Enough metallurgy and engineering... Glen was correct, Lapua is great brass but will not do as well as LC in an AR Service Rifle over several cycles for example. Service Rifles are just hard on brass (and typically only get four or five good cycles anyway). That difference isn't worth talking about if the context is bolt rifles where it would be hard to do better than Lapua.
I will also mention, when specification committees are working for the DoD, they don't really worry about reloaders. We assume the brass is gone but we make sure it is reliable for purpose. When commercial outfits design their heat treat specifications, maybe they think about reloaders and maybe they don't...
Some commercial names force us to track which version of their brass we are considering because they make some that is close to LC/Mil-Spec, but also some that is not worth reloading. As an example, there have been versions of Federal that mimic Mil brass but had very thin webs that would give up the primer pocket on the first cycle, while at the same time they made other versions that were LC clones.
It is purely luck, that the things done to make the Mil brass reliable, happened to be pretty good for reloaders.
My advice is not to agonize over the engineering and specification details. The concept Glen was trying to communicate was correct for a Service Rifle user. They can also use Lapua, but they should expect it not to last as long as Lake City. That is like saying three cycles instead of four, or four cycles instead of five. In some gas guns, you can bend a Lapua rim in one cycle. That is not always the fault of the brass, and not as important as the concept of consistency.

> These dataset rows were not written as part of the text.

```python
class Conv64Fn(Function):
    @staticmethod
    def forward(ctx, x, w, bias, stride, pad, transposed, want_stats, in_link=None):
        x, w = _check(x, "conv64 input"), _check(w, "conv64 weight")
        n, hi, wi, ch = x.shape
        assert ch == 64 and tuple(w.shape) == (64, 64, 3, 3)
        d = conv64_desc(n, hi, wi, stride, pad, transposed, cur_groups(want_stats))
        y = torch.empty((n, d.ho, d.wo, 64), dtype=torch.float32, device=x.device)
        ctx.wino = bool(C.conv64_wino_supported(d))
        if ctx.wino:
            packs = torch.empty((2, C.conv64_wino_packed_floats()), dtype=torch.float32, device=x.device)
            C.conv64_wino_pack_weights(ptr(w), ptr(packs[0]), ptr(packs[1]), stream())
            stats = torch.empty((C.conv64_wino_tiles(d), 128), dtype=torch.float32, device=x.device) if want_stats else None
            _launch("conv64_wino_kernel", _conv64_key(d, "fwd"), _conv64_flop(d),
                    lambda: C.conv64_wino_fwd(ptr(x), ptr(packs[0]), ptr(bias), ptr(y), ptr(stats), None, d, stream()))
        else:
            packs = torch.empty((2, C.conv64_packed_floats()), dtype=torch.float32, device=x.device)
            C.conv64_pack_weights(ptr(w), ptr(packs[0]), ptr(packs[1]), d, stream())
            stats = torch.empty((C.conv64_fwd_tiles(d), 128), dtype=torch.float32, device=x.device) if want_stats else None
            name = "conv64_gather_pipe_kernel" if (bias is None and C.conv64_gather_pipe_supported(d, 0)) else "conv64_fwd_kernel"
            _launch(name, _conv64_key(d, "fwd"), _conv64_flop(d),
                    lambda: C.conv64_fwd(ptr(x), ptr(packs[0]), ptr(bias), ptr(y), ptr(stats), None, d, stream()))
        ctx.save_for_backward(x, packs)
        ctx.desc = d
        ctx.has_bias = bias is not None
        ctx.needs_dx = ctx.needs_input_grad[0]
        ctx.params = (w, bias)
        ctx.in_link = in_link
        if stats is None:
            stats = torch.empty(0, device=x.device)
        ctx.mark_non_differentiable(stats)
        ctx.set_materialize_grads(False)
        return y, stats
# ... 31 lines not shown
                            lambda: C.conv64_wino_bwd_data_pool_sums(ptr(dy), ptr(packs[1]), ptr(dx), ptr(pooled), ptr(pbnp), ptr(py),
                                                                     ptr(pargmax), pd, ptr(part), d, stream()))
                else:
                    part = torch.empty((C.conv64_bwd_data_tiles(d), 128), dtype=torch.float32, device=x.device)
                    _launch("conv64_dgrad_poolsum_kernel", _conv64_key(d, "dgrad"), _conv64_flop(d),
                            lambda: C.conv64_bwd_data_pool_sums(ptr(dy), ptr(packs[1]), ptr(dx), ptr(pooled), ptr(pbnp), ptr(py),
                                                                ptr(pargmax), pd, ptr(part), d, stream()))
                link.partials = part
            elif ctx.wino:
                _launch("conv64_wino_kernel", _conv64_key(d, "dgrad"), _conv64_flop(d),
                        lambda: C.conv64_wino_bwd_data(ptr(dy), ptr(packs[1]), ptr(dx), d, stream()))
            else:
                _launch("conv64_gather_pipe_kernel" if C.conv64_gather_pipe_supported(d, 1) else "conv64_fwd_kernel",
                        _conv64_key(d, "dgrad"), _conv64_flop(d),
                        lambda: C.conv64_bwd_data(ptr(dy), ptr(packs[1]), ptr(dx), None, d, stream()))
        return dx, _give(ctx.params[0], dw), _give(ctx.params[1], db), None, None, None, None, None


_bn_last_update = {}


def _ordered_bn_update(running_mean, fn):
    rms = running_mean if isinstance(running_mean, (list, tuple)) else [running_mean]
    cur = torch.cuda.current_stream(rms[0].device)
    for rm in rms:
        prev = _bn_last_update.get(rm.data_ptr())
        if prev is not None and prev[0] != cur.cuda_stream:
            cur.wait_event(prev[1])
    fn()
    ev = torch.cuda.Event()
    ev.record(cur)
# ... 212 lines not shown
                        dy_out.data_ptr() if materialise else None)
    return op, dy_out, rec




class DecBlockFn(Function):

    @staticmethod
    def forward(ctx, y_prev, stats_prev, gamma, beta, running_mean, running_var, training, w, bias, want_stats,
                in_link=None, out_link=None):
        y_prev, w = _check(y_prev, "decoder block input"), _check(w, "convT weight")
        n, hi, wi, _ = y_prev.shape
        bnp, _ = _bn_params(stats_prev, n * hi * wi, gamma, beta, running_mean, running_var, training, y_prev.device)
        d = conv64_desc(n, hi, wi, 2, 0, True, cur_groups(training))
        packs = torch.empty((2, C.conv64_packed_floats()), dtype=torch.float32, device=y_prev.device)
        C.conv64_pack_weights(ptr(w), ptr(packs[0]), ptr(packs[1]), d, stream())
        y = torch.empty((n, d.ho, d.wo, 64), dtype=torch.float32, device=y_prev.device)
        stats = torch.empty((C.conv64_fwd_tiles(d), 128), dtype=torch.float32, device=y_prev.device) if want_stats else None
        _launch("conv64_fwd_kernel", _conv64_key(d, "fwd"), _conv64_flop(d),
                lambda: C.conv64_fwd(ptr(y_prev), ptr(packs[0]), ptr(bias), ptr(y), ptr(stats), ptr(bnp), d, stream()))
        ctx.save_for_backward(y_prev, bnp, packs)
        ctx.desc, ctx.training = d, training
        ctx.in_link, ctx.out_link = in_link, out_link
        ctx.params = (gamma, beta, w, bias)
        if stats is None:
            stats = torch.empty(0, device=y_prev.device)
        ctx.mark_non_differentiable(stats)
        ctx.set_materialize_grads(False)
        return y, stats

    @staticmethod
# ... 1088 lines not shown
```

Before: 44640 images/s.

## Batch conv weight packing into one launch and fold bias colsum into GEMM

```diff
diff --git a/include/srlz.h b/include/srlz.h
--- a/include/srlz.h
+++ b/include/srlz.h
@@ -37,6 +37,15 @@
 size_t srlz_conv64_packed_floats(void);
 int srlz_conv64_pack_weights(const float* w_ref, float* wpack_fwd, float* wpack_bwd,
                              const srlz_conv64_desc* d, srlz_stream_t stream);
+#define SRLZ_CONV64_PACK_MAX 8
+enum { SRLZ_PACK_CONV = 0, SRLZ_PACK_CONVT = 1, SRLZ_PACK_WINO = 2 };
+typedef struct {
+  const float* w_ref;
+  float* pack_fwd;
+  float* pack_bwd;
+  int kind;
+} srlz_conv64_pack_item;
+int srlz_conv64_pack_many(const srlz_conv64_pack_item* items, int n, srlz_stream_t stream);
 int srlz_conv64_fwd_tiles(const srlz_conv64_desc* d);
 int srlz_conv64_fwd(const float* x, const float* wpack_fwd, const float* bias, float* y, float* stats_partial,
                     const float* x_bnp, const srlz_conv64_desc* d, srlz_stream_t stream);
diff --git a/srl-zoo_amd/csrc/common.h b/srl-zoo_amd/csrc/common.h
--- a/srl-zoo_amd/csrc/common.h
+++ b/srl-zoo_amd/csrc/common.h
@@ -155,3 +155,50 @@
   for (long long i = first; i < n4; i += stride) quad(i);
   for (long long i = n4 * 4 + first; i < n; i += stride) one(i);
 }
+
+constexpr int PACK64_FLOATS = 9 * 4096;
+constexpr int WINO_CHUNK_FLOATS = 16 * 4 * 64 * 4;
+
+__device__ __forceinline__ void pack64_element(int id, const float* __restrict__ w_ref, float* __restrict__ pf, float* __restrict__ pb,
+                                               int transposed) {
+  const int tap = id >> 12, n = (id >> 6) & 63, k = id & 63;
+  const int o = (tap * 64 + n) * 64 + ((((k >> 2) ^ (n & 15)) << 2) | (k & 3));
+  const int fwd_idx = transposed ? ((k * 64 + n) * 9 + tap) : ((n * 64 + k) * 9 + tap);
+  const int bwd_idx = transposed ? ((n * 64 + k) * 9 + tap) : ((k * 64 + n) * 9 + tap);
+  if (pf) pf[o] = w_ref[fwd_idx];
+  if (pb) pb[o] = w_ref[bwd_idx];
+}
+
+__device__ __forceinline__ void wino_pack_element(int id, const float* __restrict__ w_ref, float* __restrict__ uf, float* __restrict__ ub) {
+  const int e = id & 3, m = (id >> 2) & 63, gq = (id >> 8) & 3, p = id >> 10;
+  const int k = 16 * p + 4 * gq + e;
+#pragma unroll
+  for (int dir = 0; dir < 2; ++dir) {
+    float* out = dir ? ub : uf;
+    if (!out) continue;
+    float gk[3][3];
+#pragma unroll
+    for (int ky = 0; ky < 3; ++ky)
+#pragma unroll
+      for (int kx = 0; kx < 3; ++kx)
+        gk[ky][kx] = dir ? w_ref[((k * 64 + m) * 3 + (2 - ky)) * 3 + (2 - kx)] : w_ref[((m * 64 + k) * 3 + ky) * 3 + kx];
+    float t[3][4];
+#pragma unroll
+    for (int ky = 0; ky < 3; ++ky) {
+      t[ky][0] = gk[ky][0];
+      t[ky][1] = 0.5f * (gk[ky][0] + gk[ky][1] + gk[ky][2]);
+      t[ky][2] = 0.5f * (gk[ky][0] - gk[ky][1] + gk[ky][2]);
+      t[ky][3] = gk[ky][2];
+    }
+#pragma unroll
+    for (int nu = 0; nu < 4; ++nu) {
+      const float u0 = t[0][nu];
+      const float u1 = 0.5f * (t[0][nu] + t[1][nu] + t[2][nu]);
+      const float u2 = 0.5f * (t[0][nu] - t[1][nu] + t[2][nu]);
+      const float u3 = t[2][nu];
+      const float u[4] = {u0, u1, u2, u3};
+#pragma unroll
+      for (int xi = 0; xi < 4; ++xi) out[(size_t)p * WINO_CHUNK_FLOATS + (((xi * 4 + nu) * 4 + gq) * 64 + m) * 4 + e] = u[xi];
+    }
+  }
+}
diff --git a/srl-zoo_amd/csrc/conv64.hip b/srl-zoo_amd/csrc/conv64.hip
--- a/srl-zoo_amd/csrc/conv64.hip
+++ b/srl-zoo_amd/csrc/conv64.hip
@@ -399,12 +399,21 @@
                                    int transposed) {
   const int id = blockIdx.x * blockDim.x + threadIdx.x;
   if (id >= NTAPS * 4096) return;
-  const int tap = id >> 12, n = (id >> 6) & 63, k = id & 63;
-  const int o = (tap * 64 + n) * 64 + ((((k >> 2) ^ (n & 15)) << 2) | (k & 3));
-  const int fwd_idx = transposed ? ((k * 64 + n) * 9 + tap) : ((n * 64 + k) * 9 + tap);
-  const int bwd_idx = transposed ? ((n * 64 + k) * 9 + tap) : ((k * 64 + n) * 9 + tap);
-  if (pf) pf[o] = w_ref[fwd_idx];
-  if (pb) pb[o] = w_ref[bwd_idx];
+  pack64_element(id, w_ref, pf, pb, transposed);
+}
+
+struct PackTable {
+  srlz_conv64_pack_item it[SRLZ_CONV64_PACK_MAX];
+  int first[SRLZ_CONV64_PACK_MAX + 1];
+  int n;
+};
+__global__ __launch_bounds__(256) void conv64_pack_many_kernel(const PackTable t) {
+  int i = 0;
+  while (i + 1 < t.n && (int)blockIdx.x >= t.first[i + 1]) ++i;
+  const srlz_conv64_pack_item it = t.it[i];
+  const int id = ((int)blockIdx.x - t.first[i]) * 256 + threadIdx.x;
+  if (it.kind == SRLZ_PACK_WINO) wino_pack_element(id, it.w_ref, it.pack_fwd, it.pack_bwd);
+  else pack64_element(id, it.w_ref, it.pack_fwd, it.pack_bwd, it.kind == SRLZ_PACK_CONVT);
 }
 
 static int check_desc(const srlz_conv64_desc* d) {
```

At the time he wrote those comments, Winchester was putting out brass that was the equal of Lake City in the head zone in terms of heat treatment. Since then, we have seen it drift in and out. In the commercial world, there are no guarantees they are holding to Mil-Specs, (nor do they need to).
The bottom line is to start and stay with the best brass you can afford/find and pay attention to the amount and consistency of the cold work you are doing in prep. It is possible to put off annealing and adjust your sizing process with cycles and do just fine.
The hardness of the neck is certainly important to the tune/recipe but is only one factor of many. As a beginner, keep in mind that many recipes have a wide zone where the hardness value of the neck will work. The "stiffness" and yield strength of the necks will change with cycles if you don't anneal, but that is not as important as keeping them consistent in friction and workmanship. The hoop pressure the necks put on the bullet is often discussed, but the friction is not mentioned as often. Keeping the chamfer and friction in the workmanship is just as important since the release force is the product of both the mechanical properties and dimensions of the neck multiplied by the friction coefficient. Not managing the friction or chamfer will be just as bad or worse than if you don't keep the neck hardness consistent.
You will have to learn to shoot, read wind, reload, and tune for a while before you can shoot the difference in these details so I would focus on the concept of keeping your brass consistent within and between batches. The higher the quality of the brass you start with, the easier that task will be, but you could get to Mid Range High Master with average brass and no annealing before you worry about details like we have been discussing. YMMV
We lost Glen too young. He was a husband and a father, a good shot, and a great guy. Memory Eternal.